Define byte appearing in debug after a manually encoded far call

Question

I couldn't get MASM to accept a far call instruction written as call 0f000h:1260h, probably because of the issues brought up in this question.

Instead of messing around with cryptic MASM directives, I decided to manually encode it into my program using DB like so:

pushf                      ;IRET will be executed, push flags.
db 9ah,60h,12h,0,0f0h      ;call location f000:1260.
                           ;Location pointed to by int 1c (System timer tick)
                           ;BIOS defaults it to a dummy IRET

While tracing through the program with DEBUG.COM, I noticed that "DB FE" appears after the execution of the call instruction. However, this doesn't occur when executing int 1ch. What's the difference between these two methods of jumping to location f000:1260?

I assumed that DEBUG wasn't recognizing 0xfe (along with the following bytes) as a valid opcode. I dumped location f000:1260 in order to see which bytes were there.

Byte 0xfe is indeed present, along with some other bytes. I know that 0xcf by itself is the opcode for IRET (which is all that I was expecting to find), so what are these other bytes?

Here's the IVT entry for int 1ch at location 0000:0070.

UPDATE

As Michael Petch stated in his answer, the strange bytes make up a callback mechanism into DOSBox. I was curious to see what would happen if I tried to execute this callback in my main program.

Executing:

xor ah, ah                 ;select set video mode function
mov al, 13h                ;320x200 256 colors
db 0feh,38h,18h,00h        ;set video mode DOSBox callback.
                           ;Nothing pushed to stack.
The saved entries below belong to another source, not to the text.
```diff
-template <bool R_KC, bool C_KC, int NS = NSUB, class OR, class OC, class PRE = NoPre>
-__device__ __forceinline__ void main_loop(floatx4 (&acc)[NSUB], float *lds, int red_begin, int red_end, const OR &opR,
-                                          const OC &opC, const PRE &pre = PRE{}) {
+template <bool R_KC, bool C_KC, int NF, int NG>
+__device__ __forceinline__ void consume(floatx4 (&acc)[NSUB], floatx4 (&accg)[NGRP], float *lds, int nst, bool dead_half, int wave,
+                                        int lane) {
+  constexpr int rOff = R_KC ? kROffKC : kROffOC, cOff = C_KC ? kCOffKC : kCOffOC;
+  auto slot = [&](int i) { return lds + (i % kRing) * kStageFloats; };
+  Frags<NF, NG> f0, f1;
+  read_frags<R_KC, C_KC, NF, NG>(f0, slot(0) + rOff, slot(0) + cOff, wave, lane, 0);
+  int i = 0;
+  if (dead_half) {
+    __builtin_amdgcn_sched_barrier(0);
+    mma_half(acc, accg, f0);
+    __builtin_amdgcn_sched_barrier(0);
+    if (1 < nst) read_frags<R_KC, C_KC, NF, NG>(f0, slot(1) + rOff, slot(1) + cOff, wave, lane, 0);
+    __builtin_amdgcn_sched_barrier(0);
+    consumer_barrier();
+    i = 1;
+  }
+  for (; i < nst; ++i) {
+    const float *T = slot(i), *Tn = slot(i + 1);
+    read_frags<R_KC, C_KC, NF, NG>(f1, T + rOff, T + cOff, wave, lane, 1);
+    __builtin_amdgcn_sched_barrier(0);
+    mma_half(acc, accg, f0);
+    __builtin_amdgcn_sched_barrier(0);
+    if (i + 1 < nst) read_frags<R_KC, C_KC, NF, NG>(f0, Tn + rOff, Tn + cOff, wave, lane, 0);
+    __builtin_amdgcn_sched_barrier(0);
+    mma_half(acc, accg, f1);
+    __builtin_amdgcn_sched_barrier(0);
+    consumer_barrier();
+  }
+}
+template <int NF>
+__device__ __forceinline__ void consume_cover(floatx4 (&acc)[NSUB], floatx4 (&accg)[NGRP], float *lds, int nst, bool dead_half,
+                                              int wave, int lane, int nfull) {
+  if constexpr (NF < NSUB) {
+    if (nfull == NF) consume<true, true, NF, 1>(acc, accg, lds, nst, dead_half, wave, lane);
+    else consume_cover<NF + 1>(acc, accg, lds, nst, dead_half, wave, lane, nfull);
+  }
+}
+
+template <bool R_KC, bool C_KC, int NS, bool COVER, class OR, class OC, class PRE>
+__device__ __forceinline__ void main_loop_impl(floatx4 (&acc)[NSUB], floatx4 (&accg)[NGRP], Cover cv, float *lds, int red_begin,
+                                               int red_end, const OR &opR, const OC &opC, const PRE &pre) {
   const int lane = threadIdx.x & 63, wave = threadIdx.x >> 6;
   constexpr int rOff = R_KC ? kROffKC : kROffOC, cOff = C_KC ? kCOffKC : kCOffOC;
   const int nst = (red_end - red_begin + BK - 1) / BK;
   if (nst <= 0) return;
   const bool partial = (red_end - red_begin) % BK != 0;
   const bool lone = partial && nst == 1;
+  const bool dead_half = partial && (red_end - red_begin) % BK <= BK / 2;
   auto at = [&](int i) {
     const int ii = i < nst ? i : nst - 1;
     return red_begin + (partial ? (ii == 0 ? nst - 1 : ii - 1) : ii) * BK;
@@ -599,9 +673,11 @@
       consumer_barrier();
       Frags<NS> f0, f1;
       read_frags<R_KC, C_KC, NS>(f0, slot(0) + rOff, slot(0) + cOff, wave, lane, 0);
-      read_frags<R_KC, C_KC, NS>(f1, slot(0) + rOff, slot(0) + cOff, wave, lane, 1);
       mma_half(acc, f0);
-      mma_half(acc, f1);
+      if (!dead_half) {
+        read_frags<R_KC, C_KC, NS>(f1, slot(0) + rOff, slot(0) + cOff, wave, lane, 1);
+        mma_half(acc, f1);
+      }
     }
     __syncthreads();
     return;
@@ -663,28 +739,30 @@
       producer_barrier();
     }
   } else {
-    Frags<NS> f0, f1;
     if constexpr (PRE::kActive) {
       pre();
       producer_barrier();
     }
     __builtin_amdgcn_s_setprio(3);
     consumer_barrier();
-    read_frags<R_KC, C_KC, NS>(f0, slot(0) + rOff, slot(0) + cOff, wave, lane, 0);
-    for (int i = 0; i < nst; ++i) {
-      const float *T = slot(i), *Tn = slot(i + 1);
-      read_frags<R_KC, C_KC, NS>(f1, T + rOff, T + cOff, wave, lane, 1);
-      __builtin_amdgcn_sched_barrier(0);
-      mma_half(acc, f0);
-      __builtin_amdgcn_sched_barrier(0);
-      if (i + 1 < nst) read_frags<R_KC, C_KC, NS>(f0, Tn + rOff, Tn + cOff, wave, lane, 0);
-      __builtin_amdgcn_sched_barrier(0);
-      mma_half(acc, f1);
-      __builtin_amdgcn_sched_barrier(0);
-      consumer_barrier();
-    }
+    if (COVER && cv.rem != 0) {
+      if constexpr (COVER) consume_cover<0>(acc, accg, lds, nst, dead_half, wave, lane, cv.nfull);
+    } else consume<R_KC, C_KC, NS, 0>(acc, accg, lds, nst, dead_half, wave, lane);
   }
   __syncthreads();
+}
+template <bool R_KC, bool C_KC, int NS = NSUB, class OR, class OC, class PRE = NoPre>
+__device__ __forceinline__ void main_loop(floatx4 (&acc)[NSUB], float *lds, int red_begin, int red_end, const OR &opR,
+                                          const OC &opC, const PRE &pre = PRE{}) {
+  floatx4 none[NGRP];
+  main_loop_impl<R_KC, C_KC, NS, false>(acc, none, Cover{NS, 0}, lds, red_begin, red_end, opR, opC, pre);
+}
+template <class OR, class OC, class PRE = NoPre>
+__device__ __forceinline__ Cover main_loop_cover(floatx4 (&acc)[NSUB], floatx4 (&accg)[NGRP], int cols_valid, float *lds, int red_begin,
+                                                 int red_end, const OR &opR, const OC &opC, const PRE &pre = PRE{}) {
+  const Cover cv = cover_of(cols_valid, red_end - red_begin);
+  main_loop_impl<true, true, NSUB, true>(acc, accg, cv, lds, red_begin, red_end, opR, opC, pre);
+  return cv;
 }
 
 
```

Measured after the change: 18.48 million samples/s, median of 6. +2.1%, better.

Seems to be exactly the same as executing:

xor ah, ah                 ;select set video mode function
mov al, 13h                ;320x200 256 colors
int 10h                    ;set video mode.
                           ;Three registers pushed, FLAGS altered (by INT)
                           ;callback occurs, registers popped (by IRET)

The only difference being that int pushes FLAGS, CS, and IP, as well as clears IF and TF. The program is returned to an IRET (at location f000:1264) which undoes all of that.

"DB FE" still shows up in DEBUG. I think the callback is only triggered by the combination of 0xfe and 0x38. It first tries to execute 0xfe, which in this case is not part of a valid opcode and does nothing (0xfe is part of inc opcode when followed by valid bytes), then upon encountering the following 0x38 the callback occurs.

Answer 1

0xFE 0x38 is not a defined prefix and/or instruction on a real Intel x86 processor. In DOSBox the sequence 0xFE 0x38 is a special 4 byte instruction.The remaining two byte make up a 16-bit value that act as a DOSBox callback index number. In this case the index is 0x0013.

What this effectively does is calls across into DOSBox itself to perform the requested task. DOSBox will do whatever processing it needs, sets the registers inside the emulator and then returns. The next instruction is the IRET (0xCF). That will end the interrupt and continue processing instructions prior to the interrupt call.

I discovered this while looking at the DOSBox code. In particular the function CALLBACK_SetupExtra:

case CB_IRET:
    if (use_cb) {
        phys_writeb(physAddress+0x00,(Bit8u)0xFE);  //GRP 4
        phys_writeb(physAddress+0x01,(Bit8u)0x38);  //Extra Callback instruction
        phys_writew(physAddress+0x02,(Bit16u)callback);     //The immediate word
        physAddress+=4;
    }
    phys_writeb(physAddress+0x00,(Bit8u)0xCF);      //An IRET Instruction

This code sets up DOSBox callbacks where an IRET is required after the callback.